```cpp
int run_step(ipmz_qp* s, int flags) {
  hipStream_t st = s->ctx->stream;
  const QPBatch& qb = s->qb;
  const bool t = s->timing;
  auto mark = [&](int i) {
    IPMZ_TRACE("step: phase mark %d", i);
    if (t) hipEventRecord(s->ev[i], st);
  };
  const bool restart = flags & IPMZ_STEP_RESTART_IF_CONVERGED;
  const int freeze = restart ? 0 : 1;
  const bool fused = fused_phases(s);
  TrailTimer tt;
  tt.pairs = s->tr_pairs;
  tt.cap = t ? s->tr_cap : 0;
  int rc;
  if (fused) {
    mark(0);
    HIP_OK(qp_fused_pre(qb, restart ? 1 : 0, s->eqnone ? nullptr : s->binfo, st, uses_k0(s) ? KMODE_K0_DIAG : KMODE_K));
    mark(1);
    if ((rc = factor_batch(s, nullptr, true))) return rc;
    mark(2);
    if (fused_solves(s)) {
      HIP_OK(qp_fused_solves(qb, s->K, s->ldk, s->N, s->D, s->bLinv, q0(s).b, s->sK, s->sD, s->sL, s->sb, freeze, st));
      mark(3);
      mark(4);
      mark(5);
      HIP_OK(qp_fused_eval(qb, st));
    } else {
      if ((rc = solve_batch(s, st, 0))) return rc;
      mark(3);
      HIP_OK(qp_fused_mid(qb, st));
      mark(4);
      if ((rc = solve_batch(s, st, 1))) return rc;
      mark(5);
      HIP_OK(qp_fused_post(qb, freeze, st));
    }
    mark(6);
    mark(7);
  } else {
    if (restart) HIP_OK(qp_restart_if_converged(qb, st));
    mark(0);
    HIP_OK(qp_assemble(qb, st));
    mark(1);
    if ((rc = factor_batch(s, t ? &tt : nullptr, false))) return rc;
    mark(2);
    HIP_OK(qp_rhs(qb, st));
    if ((rc = solve_batch(s, st, 0))) return rc;
    mark(3);
    HIP_OK(qp_backsub(qb, 0, st));
    HIP_OK(qp_ratio(qb, 0, SC_ALPHA_AFF, st));
    HIP_OK(qp_mu_aff(qb, st));
    HIP_OK(qp_corrector_residuals(qb, st));
    HIP_OK(qp_rhs(qb, st));
    mark(4);
    if ((rc = solve_batch(s, st, 1))) return rc;
    mark(5);
    HIP_OK(qp_backsub(qb, 1, st));
    HIP_OK(qp_ratio(qb, 1, SC_ALPHA, st));
    HIP_OK(qp_update(qb, freeze, st));
    mark(6);
    HIP_OK(qp_evaluate(qb, st));
    mark(7);
  }
  if (t) {
    HIP_OK(hipStreamSynchronize(st));
    float ms = 0.f;
    auto el = [&](int a, int b) {
// ... 790 lines not shown
```

ipm-zoo_amd/csrc/kernels.h:

```cpp
#pragma once
#include <hip/hip_runtime.h>
#include <stdint.h>
#include <stdio.h>

#define IPMZ_NBO_MAX 512
#define IPMZ_PANEL_CTRL_WORDS 320
#define IPMZ_EARLY_CHAIN_MAX_N 4096
#define IPMZ_TCHUNK 32
#define IPMZ_CHAIN_STAMP_BLOCKS 512
#define IPMZ_SOLVE_BLOCK 128
#define IPMZ_SOLVE_CTRL_WORDS 8

namespace ipmz {

enum { IPMZ_INJECT_SOLVE = 1, IPMZ_INJECT_PANEL = 2, IPMZ_INJECT_GRAPH_FORKS = 4, IPMZ_DEBUG_CONVERT_ONLY = 16,
       IPMZ_DEBUG_ONE_STREAM = 32, IPMZ_DEBUG_TRACE = 64, IPMZ_DEBUG_F32_ENGINE = 128,
       IPMZ_DEBUG_NO_FOURTH = 256, IPMZ_DEBUG_IR_FULL = 512,
       IPMZ_DEBUG_F64_ENGINE = 1024, IPMZ_DEBUG_GIVEBACK = 2048, IPMZ_DEBUG_ROWS_CHAIN = 4096,
       IPMZ_DEBUG_NO_K0 = 8192, IPMZ_DEBUG_NO_FUSED_SOLVES = 16384, IPMZ_DEBUG_READY_LATE = 32768 };
#define IPMZ_TRACE(...)                                                  \
  do {                                                                   \
    if (::ipmz::debug_inject_mask() & ::ipmz::IPMZ_DEBUG_TRACE) {        \
      fprintf(stderr, "[ipmz] " __VA_ARGS__);                            \
      fputc('\n', stderr);                                              \
      fflush(stderr);                                                    \
    }                                                                    \
  } while (0)
int debug_inject_mask();
hipError_t stream_record(hipEvent_t e, hipStream_t s);
hipError_t stream_wait(hipStream_t s, hipEvent_t e);
void set_capture_origin(hipStream_t s);
void set_debug_inject_mask(int mask);
constexpr int PANEL_ERR_WORD = 2;
constexpr int SOLVE_ERR_WORD = 1;
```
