# hiimmuc/SpeakerVerification

Hardware: AMD Instinct MI355X
Metric: embeddings/sec (2 s @16 kHz) (higher is better)
Workload: dtype bf16

## Files before the change

### speakerverification_amd/csrc/api_ecapa.hip

```cpp
#include <algorithm>

#include "handle.h"

namespace svhip {

namespace {

struct EcapaState : ModelState {
    ConvLayer blocks0, mfa, asp_tdnn, asp_conv;
    ConvLayer tdnn1[3], tdnn2[3], res2[3][7];
    LinearLayer se1[3], se2[3], asp_ctx, fc;
    float* se2T[3] = {};
    void *se1_bf[3] = {}, *se2T_bf[3] = {};
    float *aspbn_scale = nullptr, *aspbn_shift = nullptr;

    bool xin_ready = false;
    bool x0_is_s32 = false;
    bool cat_f32_stale = false;
    bool h2_is_s32 = false;
    bool h1_split = false;
    void* cat_s32 = nullptr;
    void* h2_s32 = nullptr;
    void* u_s32[2] = {};
    void* X0 = nullptr;
// ... 31 lines not shown
    auto tdnn = [&](const std::string& p, int64_t cin, int64_t cout, int64_t k) {
        spec[p + ".conv.conv.weight"] = {cout, cin, k}; spec[p + ".conv.conv.bias"] = {cout};
        spec_bn(spec, p + ".norm.norm", cout);
    };
    if (c.input_norm) { spec["instance_norm.weight"] = {nm}; spec["instance_norm.bias"] = {nm}; }
    tdnn("blocks.0", nm, C, ECAPA_K[0]);
    for (int i = 1; i <= 3; ++i) {
        const std::string p = "blocks." + std::to_string(i);
        tdnn(p + ".tdnn1", C, C, 1);
        for (int j = 0; j < 7; ++j) tdnn(p + ".res2net_block.blocks." + std::to_string(j), C / 8, C / 8, ECAPA_K[i]);
        tdnn(p + ".tdnn2", C, C, 1);
        spec[p + ".se_block.conv1.conv.weight"] = {128, C, 1}; spec[p + ".se_block.conv1.conv.bias"] = {128};
        spec[p + ".se_block.conv2.conv.weight"] = {C, 128, 1}; spec[p + ".se_block.conv2.conv.bias"] = {C};
    }
    tdnn("mfa", C3, C3, 1);
    tdnn("asp.tdnn", 3 * C3, 128, 1);
    spec["asp.conv.conv.weight"] = {C3, 128, 1}; spec["asp.conv.conv.bias"] = {C3};
    spec_bn(spec, "asp_bn.norm", 2 * C3);
    spec["fc.conv.weight"] = {(int64_t)c.embed_dim, 2 * C3, 1}; spec["fc.conv.bias"] = {(int64_t)c.embed_dim};
}

static int make_tdnn(svhip_handle* h, ConvLayer& L, const std::string& p, int dil) {
    return make_conv(h, L, p + ".conv.conv.weight", p + ".conv.conv.bias", p + ".norm.norm", dil);
}

int ecapa_finalize(svhip_handle* h) {
    auto& s = S(h);
    const int C = h->cfg.channels, C3 = 3 * C;
    int rc;
    if ((rc = make_tdnn(h, s.blocks0, "blocks.0", ECAPA_D[0]))) return rc;
    for (int i = 1; i <= 3; ++i) {
        const std::string p = "blocks." + std::to_string(i);
        if ((rc = make_tdnn(h, s.tdnn1[i - 1], p + ".tdnn1", 1))) return rc;
        for (int j = 0; j < 7; ++j)
            if ((rc = make_tdnn(h, s.res2[i - 1][j], p + ".res2net_block.blocks." + std::to_string(j), ECAPA_D[i]))) return rc;
        if ((rc = make_tdnn(h, s.tdnn2[i - 1], p + ".tdnn2", 1))) return rc;
        if ((rc = make_linear(h, s.se1[i - 1], p + ".se_block.conv1.conv.weight", p + ".se_block.conv1.conv.bias"))) return rc;
        if ((rc = make_linear(h, s.se2[i - 1], p + ".se_block.conv2.conv.weight", p + ".se_block.conv2.conv.bias"))) return rc;
        {
            const HostTensor* w2 = getw(h, p + ".se_block.conv2.conv.weight");
            std::vector<float> t((size_t)128 * C);
            for (int c = 0; c < C; ++c)
                for (int n = 0; n < 128; ++n) t[(size_t)n * C + c] = w2->data[(size_t)c * 128 + n];
            if ((rc = dev_upload(h, &s.se2T[i - 1], t))) return rc;
            if (h->bf16) {
                const HostTensor* w1 = getw(h, p + ".se_block.conv1.conv.weight");
                if ((rc = upload_h16(h, w1->data, &s.se1_bf[i - 1])) || (rc = upload_h16(h, t, &s.se2T_bf[i - 1]))) return rc;
            }
        }
    }
    if ((rc = make_tdnn(h, s.mfa, "mfa", 1))) return rc;
    if ((rc = make_conv(h, s.asp_tdnn, "asp.tdnn.conv.conv.weight", "", "asp.tdnn.norm.norm", 1, 0, C3))) return rc;
    if ((rc = make_linear(h, s.asp_ctx, "asp.tdnn.conv.conv.weight", "asp.tdnn.conv.conv.bias", C3, 3 * C3))) return rc;
    if ((rc = make_conv(h, s.asp_conv, "asp.conv.conv.weight", "asp.conv.conv.bias", "", 1))) return rc;
    if ((rc = make_bn(h, "asp_bn.norm", 2 * C3, &s.aspbn_scale, &s.aspbn_shift))) return rc;
    if ((rc = make_linear(h, s.fc, "fc.conv.weight", "fc.conv.bias"))) return rc;
    if (h->cfg.input_norm) {
        const HostTensor *w = getw(h, "instance_norm.weight"), *b = getw(h, "instance_norm.bias");
        if (!w || !b) SV_FAIL(h, SVHIP_ERR_MISSING, "missing instance_norm tensors");
        if ((rc = dev_upload(h, &h->in_w, w->data))) return rc;
        if ((rc = dev_upload(h, &h->in_b, b->data))) return rc;
    }
    const double T = h->T;
    double f = T * s.blocks0.flops_per_row + T * s.mfa.flops_per_row + T * s.asp_conv.flops_per_row;
    f += T * 2.0 * 128 * (3.0 * C3);
    for (int i = 0; i < 3; ++i) {
        f += T * (s.tdnn1[i].flops_per_row + s.tdnn2[i].flops_per_row);
        for (int j = 0; j < 7; ++j) f += T * s.res2[i][j].flops_per_row;
// ... 149 lines not shown
                                    h->x3 ? h->d_status : nullptr, h->host_flag_dev, (b0_cv && xscale) ? 3.0e38f : 65504.0f);
         }))) return rc;
    if (b0_cv) {
        if (xscale && (rc = run(h, "in_scale", 0, [&]() {
                 return launch_in_scale(static_cast<const float*>(p.X_in), (int64_t)M * c.n_mels, reinterpret_cast<uint32_t*>(xscale + 4), xscale, p.st, L.cv_wscale);
             }))) return rc;
        if ((rc = run(h, "split_s32", 0, [&]() { return launch_split_s32(static_cast<const float*>(p.X_in), c.n_mels, h->s32_buf, M, L.cv_cin, p.st, L.cv_cin, c.n_mels, xscale); }))) return rc;
        if ((rc = run(h, "gemm_pw3cv", (double)M * L.flops_per_row, [&]() { return launch_gemm_pw3cv(q, p.st); }))) return rc;
        p.x0_s32 = q.y_s32 != 0;
    } else {
        GemmParams g = conv_params(h, L, p.X_in, c.n_mels, p.X0, C, M, T);
        g.act1 = ACT_GELU;
        if ((rc = conv_gemm(h, L, g))) return rc;
    }
    s.x0_is_s32 = p.x0_s32;
    p.xin = p.x0_s32 ? nullptr : p.X0;
    p.xin32 = p.x0_s32 ? p.X0 : nullptr;
    p.ldin = p.ldin32 = C;
    return SVHIP_OK;
}

static int ec_res2(EcPass& p, int i, EcRes2 route, bool tdnn1_side) {
    svhip_handle* h = p.h;
    auto& s = p.s;
    const int T = h->T, M = p.M, C = h->cfg.channels, C8 = C / 8, e = h->esz;
    const bool bf = h->bf16;
    int rc;
    if (route == RES2_CHAIN) {
        Res2Params rp;
        rp.H1 = p.H1; rp.H2 = p.H2; rp.ld = C; rp.T = T; rp.dil = s.res2[i][0].dil; rp.Kp = s.res2[i][0].Kp;
        rp.slices = h->opt.r2_slices >= 0 ? std::max(1, h->opt.r2_slices) : res2net_chain_slices(p.B, C, T, rp.dil, h->num_cu);
        double fl = 0;
        for (int j = 0; j < 7; ++j) {
            rp.W[j] = s.res2[i][j].W; rp.bias[j] = s.res2[i][j].bias;
            rp.scale[j] = s.res2[i][j].scale; rp.shift[j] = s.res2[i][j].shift;
            fl += (double)M * s.res2[i][j].flops_per_row;
        }
        return run(h, rp.slices > 1 ? "res2net_slices" : "res2net_chain", fl, [&]() { return launch_res2net_chain(rp, p.B, C, p.st); });
    }
    if (route == RES2_LAYERS) {
        if ((rc = run(h, "copy_cols", 0, [&]() { return launch_copy_cols(p.H1, C, p.H2, C, bf, M, C8, p.st); }))) return rc;
        for (int j = 1; j < 8; ++j) {
            GemmParams q = conv_params(h, s.res2[i][j - 1], off(p.H1, (size_t)j * C8, e), C, off(p.H2, (size_t)j * C8, e), C, M, T);
            q.act1 = ACT_RELU;
            q.A2 = j >= 2 ? off(p.H2, (size_t)(j - 1) * C8, e) : nullptr; q.lda2 = C;
            if ((rc = conv_gemm(h, s.res2[i][j - 1], q))) return rc;
        }
        return SVHIP_OK;
    }
    if (!tdnn1_side) {
        if ((rc = run(h, "split_s32", 0, [&]() { return launch_split_s32(static_cast<const float*>(p.H1), C, p.h2s, M, C8, p.st, C); }))) return rc;
        if ((rc = run(h, "split_s32", 0, [&]() { return launch_split_s32(static_cast<const float*>(p.H1) + C8, C, p.us[0], M, C8, p.st, C8); }))) return rc;
    }
    for (int j = 1; j < 8; ++j) {
        const GemmParams q = ec_r2_step_params(p, i, j);
        if ((rc = run(h, route == RES2_STEP ? "r2_step" : "gemm_pw3r2", (double)M * s.res2[i][j - 1].flops_per_row, [&]() {
                 return route == RES2_STEP ? launch_r2_step(q, p.st) : launch_gemm_pw3r2(q, p.st);
             }))) return rc;
    }
    return SVHIP_OK;
}

static int ec_block(EcPass& p, int i) {
    svhip_handle* h = p.h;
    auto& s = p.s;
    const int T = h->T, B = p.B, C = h->cfg.channels, C3 = 3 * C, C8 = C / 8, e = h->esz;
    const bool bf = h->bf16;
// ... 286 lines not shown
```

### speakerverification_amd/csrc/api_weights.hip

```cpp
#include <algorithm>
#include <cmath>
#include <cstring>

#include "handle.h"

namespace svhip {

static inline uint16_t f32_to_f16_rne(float f) {
    const _Float16 hv = static_cast<_Float16>(f);
    uint16_t u;
    memcpy(&u, &hv, 2);
    return u;
}

uint16_t f32_to_bf16_rne(float f) {
    uint32_t u;
    memcpy(&u, &f, 4);
    if ((u & 0x7fffffffu) > 0x7f800000u) return (uint16_t)((u >> 16) | 0x40);
    u += 0x7fffu + ((u >> 16) & 1u);
    return (uint16_t)(u >> 16);
}

uint32_t x3_split_word(float v) {
#ifdef SVHIP_X3_BF16
    const uint16_t hi = f32_to_bf16_rne(v);
    uint32_t hu = (uint32_t)hi << 16;
    float hf; memcpy(&hf, &hu, 4);
    return hu | f32_to_bf16_rne(v - hf);
#else
    const _Float16 h = static_cast<_Float16>(v);
    const _Float16 l = static_cast<_Float16>(v - static_cast<float>(h));
    uint16_t hb, lb;
    memcpy(&hb, &h, 2); memcpy(&lb, &l, 2);
    return ((uint32_t)hb << 16) | lb;
#endif
}
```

════

WORK TO BE COMPLETED: Among the lines of the data, which ones contain the word "auto"? Show them.

RESULT OF THE EXERCISE:
  auto mark = [&](int i) {
    auto el = [&](int a, int b) {
    auto tdnn = [&](const std::string& p, int64_t cin, int64_t cout, int64_t k) {
    auto& s = S(h);
    auto& s = p.s;
    auto& s = p.s;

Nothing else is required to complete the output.